Mi casa, el viento llevándose el azúcar lustral
de un pastelillo tirado en la carretera
a causa de un gravísimo accidente.
Mi casa, las bragas, los sostenes que en el tendedero
permitían hacerse una idea de los cinco continentes.
Mi casa, diecinueve exámenes de oposición todos
felizmente olvidados junto a sus respectivos temarios,
mentira.
Mi casa, cinco mil poetas pidiendo un editor y si no al menos
un bocadillo.
Mi casa, el médico que me dijo cuánto le gustaría
que le pusieran su nombre a un hospital.
Mi casa, el profesor que me dijo cuánto le gustaría
que pusieran en la puerta de los institutos
en los que había perdido la vida
una placa con una sola palabra: ¡HUYE!
Mi casa, la sala de baile de la cantina Viejo Oeste
de Ciudad Obregón, Sonora, México, donde me cacheó
un policía buscando armas mientras me decía que yo ya
había estado allí antes solo que ahora venía disfrazado.

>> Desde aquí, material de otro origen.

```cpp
__global__ void fill_kernel(float* p, long long n, float v) {
    for (long long i = blockIdx.x * 256ll + threadIdx.x; i < n; i += (long long)gridDim.x * 256) p[i] = v;
}
__global__ void identity_kernel(float* p, int n) {
    const long long nn = (long long)n * n;
    for (long long i = blockIdx.x * 256ll + threadIdx.x; i < nn; i += (long long)gridDim.x * 256)
        p[i] = ((int)(i / n) == (int)(i % n)) ? 1.f : 0.f;
}

__global__ void cov_kernel(const float* __restrict__ mean, const float* __restrict__ srm,
                           float* __restrict__ cov, int n, float eps) {
#pragma clang fp contract(off)
    const long long nn = (long long)n * n;
    for (long long i = blockIdx.x * 256ll + threadIdx.x; i < nn; i += (long long)gridDim.x * 256) {
        const int r = (int)(i / n), c = (int)(i % n);
        const float outer = mean[r] * mean[c];
        const float d = srm[i] - outer;
        cov[i] = d + ((r == c) ? eps : 0.f);
    }
}
// ... 49 lines not shown
                                                         float* __restrict__ norm_out, float* __restrict__ a_scaled,
                                                         const float* __restrict__ g, const float* __restrict__ gdiag,
                                                         float* __restrict__ second, int n, int mode, W2LossJob loss) {
    __shared__ float scratch[4];
    __shared__ float norm_sh;
    float s = 0.f;
    for (int i = threadIdx.x; i < nparts; i += 256) s += partials[i];
    s = block_sum_256(s, scratch);
    if (threadIdx.x == 0) {
        norm_sh = sqrtf(s);
        if (blockIdx.x == 0) norm_out[0] = norm_sh;
    }
    __syncthreads();
    const float d = norm_sh;
    const float dv = (mode == 2) ? (loss.loss_out ? w2_gdiag(loss) : gdiag[0]) / d : 1.f;
    const long long nn = (long long)n * n;
    for (long long i = blockIdx.x * 256ll + threadIdx.x; i < nn; i += (long long)gridDim.x * 256) {
        const float y = a[i] / d;
        a_scaled[i] = y;
        const bool diag = (int)(i / n) == (int)(i % n);
        second[i] = (mode == 3) ? ((diag ? 3.f : 0.f) - y) * 0.5f : (mode == 1) ? g[i] / d : (diag ? dv : 0.f);
    }
    if (loss.loss_out && blockIdx.x == 0) w2_loss_block(loss, scratch);
}

struct LastBlock {
    unsigned int* ticket;
};
__device__ __forceinline__ bool last_block_arrives(const LastBlock& lb, bool* shared_flag) {
    if (lb.ticket == nullptr) return false;
    if (threadIdx.x == 0) {
        __builtin_amdgcn_fence(__ATOMIC_RELEASE, "agent");
        asm volatile("s_waitcnt vmcnt(0)" ::: "memory");
        const unsigned int prev = atomicAdd(lb.ticket, 1u);
        const bool last = (prev == gridDim.x - 1);
        if (last) *lb.ticket = 0u;
        *shared_flag = last;
    }
    __syncthreads();
    const bool last = *shared_flag;
    if (last) __builtin_amdgcn_fence(__ATOMIC_ACQUIRE, "agent");
    return last;
}

template <bool ACC>
__global__ __launch_bounds__(256) void content_mse_kernel(const float* __restrict__ feat,
                                                          const float* __restrict__ target, long long count,
                                                          float weight, float norm, float* __restrict__ grad,
                                                          float* __restrict__ partials, LastBlock lb,
                                                          float final_count, float* __restrict__ loss_out) {
#pragma clang fp contract(off)
    __shared__ float scratch[4];
    __shared__ bool is_last;
    float s = 0.f;
    if ((count & 3) == 0) {
        const long long n4 = count >> 2;
        const f32x4* f4 = reinterpret_cast<const f32x4*>(feat);
        const f32x4* t4 = reinterpret_cast<const f32x4*>(target);
        f32x4* g4 = reinterpret_cast<f32x4*>(grad);
        for (long long i = blockIdx.x * 256ll + threadIdx.x; i < n4; i += (long long)gridDim.x * 256) {
            const f32x4 f = f4[i], t = t4[i];
            f32x4 g;
            if (ACC) g = g4[i];
#pragma unroll
            for (int k = 0; k < 4; ++k) {
// ... 772 lines not shown
```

Mi casa, el túmulo de Cazelha Velha que tenía una piedra
suspendida en el aire.
Mi casa, mi padre que me dice
que antes de sembrar una semilla
hay que verla crecer en tu interior.
Mi casa, mirarme la barriga sin saber si esta crece o mengua.

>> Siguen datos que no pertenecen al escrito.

// ... 303 lines not shown
    if constexpr (SPREAD) {
        for (int i = tid; i < (NZK > 0 ? NZK : 1) * Cn; i += TT) s_zdom[i] = NZK > 0 ? gp(cold->cls_zdom)[i] : (signed char)0;
        for (size_t i = tid; i < ((size_t)TH * ni + 3) / 4; i += TT) ((unsigned*)g_hrow)[i] = 0u;
        for (int i = tid; i < TZ * 16; i += TT) g_zcnt[i] = 0u;
        for (int i = tid; i < TH; i += TT) g_hmax[i] = 0;
    }
    asm volatile("s_waitcnt vmcnt(0)" ::: "memory");
    if constexpr (NW > 1 || kCls4) __threadfence();
    __syncthreads();
    if constexpr (NW > 1) __threadfence();

    int kk[KQ];
    bool kvalid[KQ];
    double my_req_c[KQ], my_req_m[KQ], my_nz_c[KQ], my_nz_m[KQ];
    bool my_zero[KQ];
    int my_tc[KQ];
    unsigned my_add_c[KQ], my_add_m[KQ], my_addz_c[KQ], my_addz_m[KQ], koff[KQ];
    unsigned my_greq[KQ];
    int my_gnum[KQ];
    unsigned my_dirty = 0;
#pragma unroll
    for (int q = 0; q < KQ; ++q) {
        kvalid[q] = lane + 64 * q < K;
        kk[q] = kvalid[q] ? lane + 64 * q : 0;
        const SigRow r = sigs[kk[q]];
        my_req_c[q] = r.req_c; my_req_m[q] = r.req_m; my_nz_c[q] = r.nz_c; my_nz_m[q] = r.nz_m;
        my_zero[q] = r.flags & 1u;
        if constexpr (kCls4) my_tc[q] = r.cls;
        my_greq[q] = (unsigned)r.pad[0]; my_gnum[q] = kvalid[q] ? r.pad[1] : 0;
        my_add_c[q] = (unsigned)r.req_c; my_add_m[q] = (unsigned)r.req_m;
        my_addz_c[q] = (unsigned)r.nz_c; my_addz_m[q] = (unsigned)r.nz_m;
        koff[q] = (unsigned)kk[q] * KS;
    }
    for (int j = 0; j * 64 + lane < K; ++j) my_dirty |= 1u << j;
    int cb[NBQ], bcls[NBQ], binfo[NBQ];
#pragma unroll
    for (int q = 0; q < NBQ; ++q) {
        const int b = q * 64 + lane;
        cb[q] = (((int)(PMASK >> UB)) - b) << UB;
        bcls[q] = class_of_pos(b < nun ? b * UNIT : 0);
        binfo[q] = (cls_off[bcls[q]] - s_seg[bcls[q]] + 8192) | (bcls[q] << 16);
    }

    auto winner_info = [&](int bw) -> int {
        const int l = bw & 63, h = bw >> 6;
        int info = __builtin_amdgcn_readlane(binfo[0], l);
        if (NBQ > 1) { const int i1 = __builtin_amdgcn_readlane(binfo[NBQ > 1 ? 1 : 0], l); info = h == 1 ? i1 : info; }
        if (NBQ > 2) {
            const int i2 = __builtin_amdgcn_readlane(binfo[NBQ > 2 ? 2 : 0], l), i3 = __builtin_amdgcn_readlane(binfo[NBQ > 3 ? 3 : 0], l);
            info = h == 2 ? i2 : h == 3 ? i3 : info;
        }
        return info;
    };

    auto img_base = [&](GPtr<const TableCold> cc) -> size_t {
        return (size_t)__builtin_amdgcn_readfirstlane(gp(cc->img_slot)[s]) * (size_t)cc->img_stride;
    };
    auto class_term = [&](bool inb, int rawc, int c, int dd) -> int {
        const int lo = wave_min_i32(inb ? rawc : 0x7fffffff);
        const int hi = wave_max_i32(inb ? rawc : (int)0x80000000);
        const int range = hi >= lo ? hi - lo : 0;
        const double rr = range ? 1.0 / (double)range : 0.0;
        int term = (inb && range) ? 2 * (int)__builtin_fma((double)(rawc - lo) * 100.0, rr, 0.5 * rr) : 0;
        GPtr<const TableCold> cc = cold;
        asm volatile("" : "+s"(cc));
        if (sc.static_tables & kStNa) {
// ... 10 lines not shown
        }
        if (sc.static_tables & kStAdd) term += inb ? gp(cc->add_raw)[c * Cn + dd] : 0;
        if (sc.static_tables & kStImg) term += inb ? (int)gp(cc->img)[img_base(cc) + c * Cn + dd] : 0;
        return term;
    };
    auto class_term2 = [&](bool in0, bool in1, int raw0, int raw1, int c, int d0, int d1, int& t0, int& t1) {
        const int lo = min(wave_min_i32(in0 ? raw0 : 0x7fffffff), wave_min_i32(in1 ? raw1 : 0x7fffffff));
        const int hi = max(wave_max_i32(in0 ? raw0 : (int)0x80000000), wave_max_i32(in1 ? raw1 : (int)0x80000000));
        const int range = hi >= lo ? hi - lo : 0;
        const double rr = range ? 1.0 / (double)range : 0.0;
        t0 = (in0 && range) ? 2 * (int)__builtin_fma((double)(raw0 - lo) * 100.0, rr, 0.5 * rr) : 0;
        t1 = (in1 && range) ? 2 * (int)__builtin_fma((double)(raw1 - lo) * 100.0, rr, 0.5 * rr) : 0;
        GPtr<const TableCold> cc = cold;
        if (sc.static_tables & kStNa) {
            const int a0 = gp(cc->na_raw)[c * Cn + d0], a1 = gp(cc->na_raw)[c * Cn + d1];
            const int mx = max(wave_max_i32(in0 ? a0 : 0), wave_max_i32(in1 ? a1 : 0));
            const double r = mx ? 1.0 / (double)mx : 0.0;
            t0 += (in0 && mx) ? (int)__builtin_fma((double)a0 * 100.0, r, 0.5 * r) : 0;
            t1 += (in1 && mx) ? (int)__builtin_fma((double)a1 * 100.0, r, 0.5 * r) : 0;
        }
        if (sc.static_tables & kStTt) {
            const int a0 = gp(cc->tt_raw)[c * Cn + d0], a1 = gp(cc->tt_raw)[c * Cn + d1];
            const int mx = max(wave_max_i32(in0 ? a0 : 0), wave_max_i32(in1 ? a1 : 0));
            const double r = mx ? 1.0 / (double)mx : 0.0;
            t0 += in0 ? (mx ? 100 - (int)__builtin_fma((double)a0 * 100.0, r, 0.5 * r) : 100) : 0;
            t1 += in1 ? (mx ? 100 - (int)__builtin_fma((double)a1 * 100.0, r, 0.5 * r) : 100) : 0;
        }
        if (sc.static_tables & kStAdd) { t0 += in0 ? gp(cc->add_raw)[c * Cn + d0] : 0; t1 += in1 ? gp(cc->add_raw)[c * Cn + d1] : 0; }
        if (sc.static_tables & kStImg) {
            const size_t ib = img_base(cc);
            t0 += in0 ? (int)gp(cc->img)[ib + c * Cn + d0] : 0; t1 += in1 ? (int)gp(cc->img)[ib + c * Cn + d1] : 0;
        }
    };
    auto renormalise = [&](int k, int c) {
        if (kCls4 && Cn > 128) {
            int dq[4], cnq[4], rawq[4], tq[4];
            bool inq[4];
            int lo = 0x7fffffff, hi = (int)0x80000000;
#pragma unroll
            for (int g = 0; g < 4; ++g) {
                const bool v = g * 64 + lane < Cn;
                dq[g] = v ? g * 64 + lane : 0;
                cnq[g] = g_cnt[k * Cn + dq[g]];
                rawq[g] = simon_raw[c * Cn + dq[g]];
                inq[g] = v && cnq[g] > 0;
            }
#pragma unroll
            for (int g = 0; g < 4; ++g) { lo = min(lo, inq[g] ? rawq[g] : 0x7fffffff); hi = max(hi, inq[g] ? rawq[g] : (int)0x80000000); }
            lo = wave_min_i32(lo); hi = wave_max_i32(hi);
            if (lane == 0) s_ext[k] = make_int2(lo, hi);
            const int range = hi >= lo ? hi - lo : 0;
            const double rr = range ? 1.0 / (double)range : 0.0;
#pragma unroll
            for (int g = 0; g < 4; ++g) tq[g] = (inq[g] && range) ? 2 * (int)__builtin_fma((double)(rawq[g] - lo) * 100.0, rr, 0.5 * rr) : 0;
            GPtr<const TableCold> cc = cold;
            asm volatile("" : "+s"(cc));
            if (sc.static_tables & kStNa) {
                int a[4], mx = 0;
#pragma unroll
                for (int g = 0; g < 4; ++g) a[g] = gp(cc->na_raw)[c * Cn + dq[g]];
#pragma unroll
                for (int g = 0; g < 4; ++g) mx = max(mx, inq[g] ? a[g] : 0);
                mx = wave_max_i32(mx);
                const double r = mx ? 1.0 / (double)mx : 0.0;
#pragma unroll
                for (int g = 0; g < 4; ++g) tq[g] += (inq[g] && mx) ? (int)__builtin_fma((double)a[g] * 100.0, r, 0.5 * r) : 0;
// ... 64 lines not shown
        const int dd = lane < Cn ? lane : 0;
        const int cn = (lane < Cn) ? (!CNT_LDS ? g_cnt[k * Cn + dd] : s_cnt[k * Cn + dd]) : 0;
        const bool inb = cn > 0;
        const int rawc = simon_raw[c * Cn + dd];
        const int sn = class_term(inb, rawc, c, dd);
        if (lane < Cn) {
            s_tmp[dd] = sn - (int)s_sn[k * Cn + dd];
            s_sn[k * Cn + dd] = (unsigned short)sn;
        }
        }
        lead_sync();
        unsigned short* srow = s_sum + k * nbp;
#pragma unroll
        for (int q = 0; q < NBQ; ++q) {
            const int b = q * 64 + lane;
            if (b < nun) {
                const int delta = s_tmp[bcls[q]];
                const unsigned m = srow[b];
                if (m) srow[b] = (unsigned short)((int)m + delta * UNIT);
                if constexpr (COARSE) {
                    uint2* fp = (uint2*)(g_fine + ((size_t)b * K + k) * 4);
                    uint2 f = *fp;
                    auto shift2 = [&](unsigned w) -> unsigned {
                        const unsigned lo = w & 0xFFFFu, hi = w >> 16;
                        return ((lo ? (unsigned)((int)lo + delta * 16) : 0u) & 0xFFFFu) | ((hi ? (unsigned)((int)hi + delta * 16) : 0u) << 16);
                    };
                    f.x = shift2(f.x); f.y = shift2(f.y);
                    *fp = f;
                }
            }
        }
        lead_sync();
    };

    TPROF_DECL
    const uint2 my_gsig = REST ? ldg_u2(gp(cold->gsig) + (lane < G ? lane : 0)) : make_uint2(0, 0);
    unsigned my_xsig[5] = {0, 0, 0, 0, 0};
    if (REST && X > 0) {
        const int x = (lane >= 32 && lane - 32 < X) ? lane - 32 : 0;
        const uint4 q0 = ldg_u4(gp(cold->xsig) + (size_t)x * 8);
        my_xsig[0] = q0.x; my_xsig[1] = q0.y; my_xsig[2] = q0.z; my_xsig[3] = q0.w; my_xsig[4] = gp(cold->xsig)[(size_t)x * 8 + 4];
    }
    auto excluded = [&](int b, int nrows, int rowv, int gs, int xs, bool esc) -> unsigned {
        const unsigned short* xr = g_xm + b;
        unsigned bad = gs >= 0 ? (unsigned)xr[(size_t)gs * nblk] : 0u;
        if (xs >= 0) bad |= (unsigned)xr[(size_t)(G + xs) * nblk];
        for (int e = 0; e < nrows; ++e) {
            const unsigned ent = (unsigned)__builtin_amdgcn_readlane(rowv, e);
            const unsigned v = (unsigned)xr[(size_t)(ent & 0xFFFFu) * nblk];
            bad |= (AFF && (ent >> 31)) ? (esc ? 0u : (~v & 0xFFFFu)) : v;
        }
        return bad;
    };
    auto aff_escape = [&](int nrows, int rowv, unsigned rtv) -> bool {
        if (!AFF) return false;
        const bool inv = lane < nrows && ((unsigned)rowv >> 31);
        const bool self = __ballot(inv && (((unsigned)rowv >> 27) & 1u)) != 0ull;
        return self && __ballot(inv && rtv != 0u) == 0ull;
    };
    auto rest_select = [&](int k, int tc, int nrows, int rowv, int gs, int xs, bool esc, int& dstar, int& res) -> int {
        TPROF(11);
        const int dd = lane < Cn ? lane : 0;
        const int rawc = simon_raw[tc * Cn + dd];
        if (lane < Cn) s_tmp[lane] = 0;
        const bool v2 = CN2 && 64 + lane < Cn;
        const int dd2 = v2 ? 64 + lane : 0;
// ... 847 lines not shown
                res = -1;
                if (HAS_PIN && (segd ? __builtin_amdgcn_readfirstlane(gp(cc->rk_rank)[(size_t)s * (size_t)cc->N + pin]) < n : pin < n)) {
                    const int dp = __builtin_amdgcn_readfirstlane(gp(cc->ncls)[pin]);
                    const int rk = __builtin_amdgcn_readfirstlane(ranked ? gp(cc->rk_pos)[(size_t)s * (size_t)cc->N + pin] : gp(cc->rank)[pin]);
                    const int pp = __builtin_amdgcn_readfirstlane(s_seg[dp]) + rk;
                    const unsigned char byte = g_tile[tile_blk((unsigned)(pp >> 4)) + (unsigned)r_sig * KS + (unsigned)(pp & 15)];
                    bool clear = true;
                    if (REST && rw != 0) clear = !((__builtin_amdgcn_readfirstlane(excluded(pp >> 4, r_nrows, rowv, r_gs, r_xs, aff_escape(r_nrows, rowv, rtv))) >> (pp & 15)) & 1u);
                    if (byte != 0 && clear) { res = __builtin_amdgcn_readfirstlane(gp(cc->cls_off)[dp]) + rk; pstar = pp; dstar = dp; }
                }
            }
            if constexpr (kStraight) {
                if (pstar >= 0) assume(false, bound, pstar, dstar, res, 0u, m16q, e16q);
            }
        } else if (REST && __builtin_expect(rw != 0, 0) && !(RS && spread_pod)) {
            pstar = rest_select(r_sig, r_cls, r_nrows, rowv, r_gs, r_xs, aff_escape(r_nrows, rowv, rtv), dstar, res);
            TPROF(10);
            if (pstar < 0) res = -1;
        } else if (spread_pod) {
            const int k = r_sig;
            const unsigned dq = (unsigned)__builtin_amdgcn_readlane((int)my_dirty, k & 63);
            if ((dq >> (k >> 6)) & 1u) {
                renormalise(k, r_cls);
                if (lane == (k & 63)) my_dirty &= ~(1u << (k >> 6));
            }
            if constexpr (NW == 1) {
                if constexpr (RS) pstar = spread_select(k, r_cls, sp_soft, sp_match, sp_ipa, sp_hard, spv, spt, dstar, res, r_nrows, rowv, r_gs, r_xs, aff_escape(r_nrows, rowv, rtv));
                else pstar = spread_select(k, r_cls, sp_soft, sp_match, sp_ipa, sp_hard, spv, spt, dstar, res);
                TPROF(18);
                if (pstar < 0) res = -1;
            }
        } else {
            const int k = r_sig;
            const unsigned dq = (unsigned)__builtin_amdgcn_readlane((int)my_dirty, k & 63);
            if (__builtin_expect((dq >> (k >> 6)) & 1u, 0)) {
                renormalise(k, r_cls);
                if (lane == (k & 63)) my_dirty &= ~(1u << (k >> 6));
            }
            int ks = k;
            asm volatile("" : "+s"(ks));
            const unsigned short* srow = s_sum + ks * nbp;
            unsigned key = 0;
#pragma unroll
            for (int q = 0; q < NBQ; ++q) {
                const int b = q * 64 + lane;
                m16q[q] = srow[b < nun ? b : 0];
            }
#pragma unroll
            for (int q = 0; q < NBQ; ++q) {
                const unsigned m16 = m16q[q];
                if constexpr (kStraight) {
                    unsigned e;
                    asm("v_lshrrev_b32 %0, %2, %1" : "=v"(e) : "v"(m16), "n"(UB));
                    e16q[q] = e;
                    unsigned lo;
                    asm("v_and_or_b32 %0, %1, %2, %3" : "=v"(lo) : "v"(m16), "n"(UMASK), "v"(cb[q]));
                    key = max(key, (e << KB) | lo);
                } else {
                    key = max(key, (((m16 << (KB - UB)) & ~PMASK) | (unsigned)cb[q]) | (m16 & UMASK));
                }
            }
            TPROF_WAIT_LDS; TPROF(1);
            key = wave_max_u32(key);
            TPROF(2);
            if (__builtin_expect(key <= PMASK, 0)) {
                res = -1;
            } else {
                pstar = (int)(PMASK - (key & PMASK));
                top = key >> KB;
                scanned = true;
// ... 327 lines not shown
        else if constexpr (table_lo_entries(COARSE, RANKED, NBQ) != 0) return launch_kernel(table_kernel<true, Z, PIN, KQ, NBQ, COARSE, false, RANKED, false, MANY, false, 1, false, false, false, table_lo_entries(COARSE, RANKED, NBQ)>, a, n_blocks, 1, lds_bytes, st);
        else return launch_kernel(table_kernel<true, Z, PIN, KQ, NBQ, COARSE, false, RANKED, false, MANY, false>, a, n_blocks, 1, lds_bytes, st);
    }, a.nzeq, pin, table_kq(a), a.coarse, nbq, table_ranked(a), many);
}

Mi casa, el boxer Dor tumbado boca arriba al sol del mediodía,
en el césped una tarde de domingo,
diciéndome que ahora ha venido para quedarse.
Mi casa, la corona de los trajes de princesa
de la niña sola de mis ojos.
Mi casa, mis labios puestos en los tuyos después de quince años.
Mi casa, el mudable soplo que hizo caer la torre más segura.
Mi casa, las prendas ganadas del tiempo pasado
convertido en humo.
Mi casa, las más bellas ideas escarnecidas
cuando las personas las han puesto en práctica.
Mi casa, una bandera rojinegra hecha jirones,
perdidas batallas donde aún gritan adelante, adelante.
Mi casa, reconocerte sin necesidad de palabras, poesía.
Mi casa, saber que somos uno que busca algo que sabe que
no va a encontrar a menos que lo buscado nos encuentre.
Mi casa, la sonrisa de Kashapa, lo sostenible
y lo autocontenido, la huelga al capital y el decir NO.
Mi casa, la flor que levanta Buda en su último sermón,
la flor que muestra Buda, la flor que hace girar
sobre sus pétalos en el último sermón.
Mi casa, la fantasía ocupándolo todo,
expulsándome de la oscura parte
y las tinieblas para vivir en los márgenes poco transitados.
Mi casa, mi cerebro que compone estructuras de realidad
casi idénticas, aunque con cada nueva imagen
hayan ocurrido variaciones determinantes que, a la larga,
terminan arruinando una visión
y dando lugar a otra totalmente diferente.
Mi casa, esencia inmutable despierta al juego de las formas
en el vacío.
Y cada vez que la conciencia para, la certeza de estar en casa.